Records supplied —
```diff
@@ -454,6 +513,50 @@
         }
       }
       xload(xs, xn);
+      auto chain_products = [&](const float* pa, const float* pb, f32x4 (&acc)[CT], bool rowsum, bool bok) {
+        constexpr int NM = (TV + 7) / 8;
+        auto land = [&](int m, float2& b, float2 (&a)[CT]) {
+          const bool aok = 8 * m + 2 * L.q < TV, ok = aok && bok;
+          b.x = ok ? b.x : 0.f; b.y = ok ? b.y : 0.f;
+#pragma unroll
+          for (int c = 0; c < CT; ++c) { a[c].x = aok ? a[c].x : 0.f; a[c].y = aok ? a[c].y : 0.f; }
+        };
+        auto reads = [&](int m, float2& b, float2 (&a)[CT]) {
+          b = *reinterpret_cast<const float2*>(pb + 8 * m);
+#pragma unroll
+          for (int c = 0; c < CT; ++c) a[c] = *reinterpret_cast<const float2*>(pa + 16 * c * LD + 8 * m);
+        };
+        float2 b, a[CT], bn, an[CT];
+        reads(wave, b, a);
+        land(wave, b, a);
+        for (int m = wave; m < NM; m += 4) {
+          const int mn = m + 4 < NM ? m + 4 : m;
+          if constexpr (CT == 2) {
+            __builtin_amdgcn_sched_barrier(0);
+            reads(mn, bn, an);
+            __builtin_amdgcn_sched_barrier(0);
+            acc[0] = mfma(a[0].x, b.x, acc[0]);
+            acc[CT - 1] = mfma(a[CT - 1].x, b.x, acc[CT - 1]);
+            acc[0] = mfma(a[0].y, b.y, acc[0]);
+            acc[CT - 1] = mfma(a[CT - 1].y, b.y, acc[CT - 1]);
+          } else {
+            acc[0] = mfma(a[0].x, b.x, acc[0]);
+            __builtin_amdgcn_sched_barrier(0);
+            reads(mn, bn, an);
+            __builtin_amdgcn_sched_barrier(0);
+            acc[0] = mfma(a[0].y, b.y, acc[0]);
+          }
+          if (rowsum) {
+#pragma unroll
+            for (int c = 0; c < CT; ++c) nss[c] += a[c].x + a[c].y;
+          }
+          __builtin_amdgcn_sched_barrier(0);
+          land(mn, bn, an);
+          b = bn;
+#pragma unroll
+          for (int c = 0; c < CT; ++c) a[c] = an[c];
+        }
+      };
       if constexpr (NS == 1) {
         {
           float4 vz = pg[0], vx = pg[1];
@@ -469,27 +572,14 @@
         L = geo();
         const float* pb = r2 + (L.j & 3) * LD + 2 * L.q;
         const float* pa = r1 + L.j * LD + 2 * L.q;
-        constexpr int NM = (TV + 7) / 8;
-        for (int m = wave; m < NM; m += 4) {
-          float2 b = *reinterpret_cast<const float2*>(pb + 8 * m);
-          const bool aok = 8 * m + 2 * L.q < TV, ok = aok && L.j < 4;
-          b.x = ok ? b.x : 0.f; b.y = ok ? b.y : 0.f;
-#pragma unroll
-          for (int c = 0; c < CT; ++c) {
-            float2 a = *reinterpret_cast<const float2*>(pa + 16 * c * LD + 8 * m);
-            a.x = aok ? a.x : 0.f; a.y = aok ? a.y : 0.f;
-            nsb[0][c] = mfma(a.x, b.x, nsb[0][c]);
-            nsb[0][c] = mfma(a.y, b.y, nsb[0][c]);
-            nss[c] += a.x + a.y;
-          }
-        }
+        chain_products(pa, pb, nsb[0], true, L.j < 4);
 #pragma unroll
         for (int q = 0; q < 4; ++q) gq[q] = qload(dun, 0, q);
       }
       if constexpr (NS == 2) {
         auto bres = [&](int g) { return g < CB ? clip_res(below_z, clip, 16 * CB) : clip_res(below_x, clip, 16 * CB); };
         auto brow = [&](int g) { return 16 * (g < CB ? g : g - CB); };
-        constexpr int NM = (TV + 7) / 8;
+        restore_ns();
 #pragma unroll
         for (int g = 0; g < NGB; ++g) {
           __syncthreads();
@@ -502,24 +592,15 @@
           L = geo();
           const float* pb = r2 + L.j * LD + 2 * L.q;
           const float* pa = r1 + L.j * LD + 2 * L.q;
-          for (int m = wave; m < NM; m += 4) {
-            float2 b = *reinterpret_cast<const float2*>(pb + 8 * m);
-            const bool ok = 8 * m + 2 * L.q < TV;
-            b.x = ok ? b.x : 0.f; b.y = ok ? b.y : 0.f;
-#pragma unroll
-            for (int c = 0; c < CT; ++c) {
-              float2 a = *reinterpret_cast<const float2*>(pa + 16 * c * LD + 8 * m);
-              a.x = ok ? a.x : 0.f; a.y = ok ? a.y : 0.f;
-              nsb[g][c] = mfma(a.x, b.x, nsb[g][c]);
-              nsb[g][c] = mfma(a.y, b.y, nsb[g][c]);
-              if (g == 0) nss[c] += a.x + a.y;
-            }
-          }
-        }
+          chain_products(pa, pb, nsb[g], g == 0, true);
+        }
+        park_ns();
       }
     }
   }
 
+  restore_dt();
+  restore_ns();
   __syncthreads();
   float4* row4 = reinterpret_cast<float4*>(lds);
   for (int e = tid; e < PR_N * 64; e += 256) row4[e] = float4{0.f, 0.f, 0.f, 0.f};
@@ -600,7 +681,7 @@
 #define LAUNCH_FBB(CT, OT, NS, CB)                                                                                   \
   do {                                                                                                               \
     rc = launch_lds<fb::k_layer_bwd_bpc<CT, OT, NS, CB>>("bwd_bpc", dim3(grid), dim3(256),                          \
-                                                         fb::bpc_lds_floats(CT, OT, NS) * sizeof(float), st, in, Zg, dU, coef,  \
+                                                         fb::bpc_lds_floats(CT, OT, NS, CB) * sizeof(float), st, in, Zg, dU, coef,  \
                                                          (const float*)btab, in_slope, dIn, partials, dap, B, below_z,      \
                                                          below_x, below_slope, below_stats);                                \
   } while (0)
```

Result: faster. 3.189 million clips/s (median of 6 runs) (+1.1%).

Work required —
Give all the entries again exactly; leave none out.

Written solution —
```diff
@@ -454,6 +513,50 @@
         }
       }
       xload(xs, xn);
+      auto chain_products = [&](const float* pa, const float* pb, f32x4 (&acc)[CT], bool rowsum, bool bok) {
+        constexpr int NM = (TV + 7) / 8;
+        auto land = [&](int m, float2& b, float2 (&a)[CT]) {
+          const bool aok = 8 * m + 2 * L.q < TV, ok = aok && bok;
+          b.x = ok ? b.x : 0.f; b.y = ok ? b.y : 0.f;
+#pragma unroll
+          for (int c = 0; c < CT; ++c) { a[c].x = aok ? a[c].x : 0.f; a[c].y = aok ? a[c].y : 0.f; }
+        };
+        auto reads = [&](int m, float2& b, float2 (&a)[CT]) {
+          b = *reinterpret_cast<const float2*>(pb + 8 * m);
+#pragma unroll
+          for (int c = 0; c < CT; ++c) a[c] = *reinterpret_cast<const float2*>(pa + 16 * c * LD + 8 * m);
+        };
+        float2 b, a[CT], bn, an[CT];
+        reads(wave, b, a);
+        land(wave, b, a);
+        for (int m = wave; m < NM; m += 4) {
+          const int mn = m + 4 < NM ? m + 4 : m;
+          if constexpr (CT == 2) {
+            __builtin_amdgcn_sched_barrier(0);
+            reads(mn, bn, an);
+            __builtin_amdgcn_sched_barrier(0);
+            acc[0] = mfma(a[0].x, b.x, acc[0]);
+            acc[CT - 1] = mfma(a[CT - 1].x, b.x, acc[CT - 1]);
+            acc[0] = mfma(a[0].y, b.y, acc[0]);
+            acc[CT - 1] = mfma(a[CT - 1].y, b.y, acc[CT - 1]);
+          } else {
+            acc[0] = mfma(a[0].x, b.x, acc[0]);
+            __builtin_amdgcn_sched_barrier(0);
+            reads(mn, bn, an);
+            __builtin_amdgcn_sched_barrier(0);
+            acc[0] = mfma(a[0].y, b.y, acc[0]);
+          }
+          if (rowsum) {
+#pragma unroll
+            for (int c = 0; c < CT; ++c) nss[c] += a[c].x + a[c].y;
+          }
+          __builtin_amdgcn_sched_barrier(0);
+          land(mn, bn, an);
+          b = bn;
+#pragma unroll
+          for (int c = 0; c < CT; ++c) a[c] = an[c];
+        }
+      };
       if constexpr (NS == 1) {
         {
           float4 vz = pg[0], vx = pg[1];
@@ -469,27 +572,14 @@
         L = geo();
         const float* pb = r2 + (L.j & 3) * LD + 2 * L.q;
         const float* pa = r1 + L.j * LD + 2 * L.q;
-        constexpr int NM = (TV + 7) / 8;
-        for (int m = wave; m < NM; m += 4) {
-          float2 b = *reinterpret_cast<const float2*>(pb + 8 * m);
-          const bool aok = 8 * m + 2 * L.q < TV, ok = aok && L.j < 4;
-          b.x = ok ? b.x : 0.f; b.y = ok ? b.y : 0.f;
-#pragma unroll
-          for (int c = 0; c < CT; ++c) {
-            float2 a = *reinterpret_cast<const float2*>(pa + 16 * c * LD + 8 * m);
-            a.x = aok ? a.x : 0.f; a.y = aok ? a.y : 0.f;
-            nsb[0][c] = mfma(a.x, b.x, nsb[0][c]);
-            nsb[0][c] = mfma(a.y, b.y, nsb[0][c]);
-            nss[c] += a.x + a.y;
-          }
-        }
+        chain_products(pa, pb, nsb[0], true, L.j < 4);
 #pragma unroll
         for (int q = 0; q < 4; ++q) gq[q] = qload(dun, 0, q);
       }
       if constexpr (NS == 2) {
         auto bres = [&](int g) { return g < CB ? clip_res(below_z, clip, 16 * CB) : clip_res(below_x, clip, 16 * CB); };
         auto brow = [&](int g) { return 16 * (g < CB ? g : g - CB); };
-        constexpr int NM = (TV + 7) / 8;
+        restore_ns();
 #pragma unroll
         for (int g = 0; g < NGB; ++g) {
           __syncthreads();
@@ -502,24 +592,15 @@
           L = geo();
           const float* pb = r2 + L.j * LD + 2 * L.q;
           const float* pa = r1 + L.j * LD + 2 * L.q;
-          for (int m = wave; m < NM; m += 4) {
-            float2 b = *reinterpret_cast<const float2*>(pb + 8 * m);
-            const bool ok = 8 * m + 2 * L.q < TV;
-            b.x = ok ? b.x : 0.f; b.y = ok ? b.y : 0.f;
-#pragma unroll
-            for (int c = 0; c < CT; ++c) {
-              float2 a = *reinterpret_cast<const float2*>(pa + 16 * c * LD + 8 * m);
-              a.x = ok ? a.x : 0.f; a.y = ok ? a.y : 0.f;
-              nsb[g][c] = mfma(a.x, b.x, nsb[g][c]);
-              nsb[g][c] = mfma(a.y, b.y, nsb[g][c]);
-              if (g == 0) nss[c] += a.x + a.y;
-            }
-          }
-        }
+          chain_products(pa, pb, nsb[g], g == 0, true);
+        }
+        park_ns();
       }
     }
   }
 
+  restore_dt();
+  restore_ns();
   __syncthreads();
   float4* row4 = reinterpret_cast<float4*>(lds);
   for (int e = tid; e < PR_N * 64; e += 256) row4[e] = float4{0.f, 0.f, 0.f, 0.f};
@@ -600,7 +681,7 @@
 #define LAUNCH_FBB(CT, OT, NS, CB)                                                                                   \
   do {                                                                                                               \
     rc = launch_lds<fb::k_layer_bwd_bpc<CT, OT, NS, CB>>("bwd_bpc", dim3(grid), dim3(256),                          \
-                                                         fb::bpc_lds_floats(CT, OT, NS) * sizeof(float), st, in, Zg, dU, coef,  \
+                                                         fb::bpc_lds_floats(CT, OT, NS, CB) * sizeof(float), st, in, Zg, dU, coef,  \
                                                          (const float*)btab, in_slope, dIn, partials, dap, B, below_z,      \
                                                          below_x, below_slope, below_stats);                                \
   } while (0)
```

Result: faster. 3.189 million clips/s (median of 6 runs) (+1.1%).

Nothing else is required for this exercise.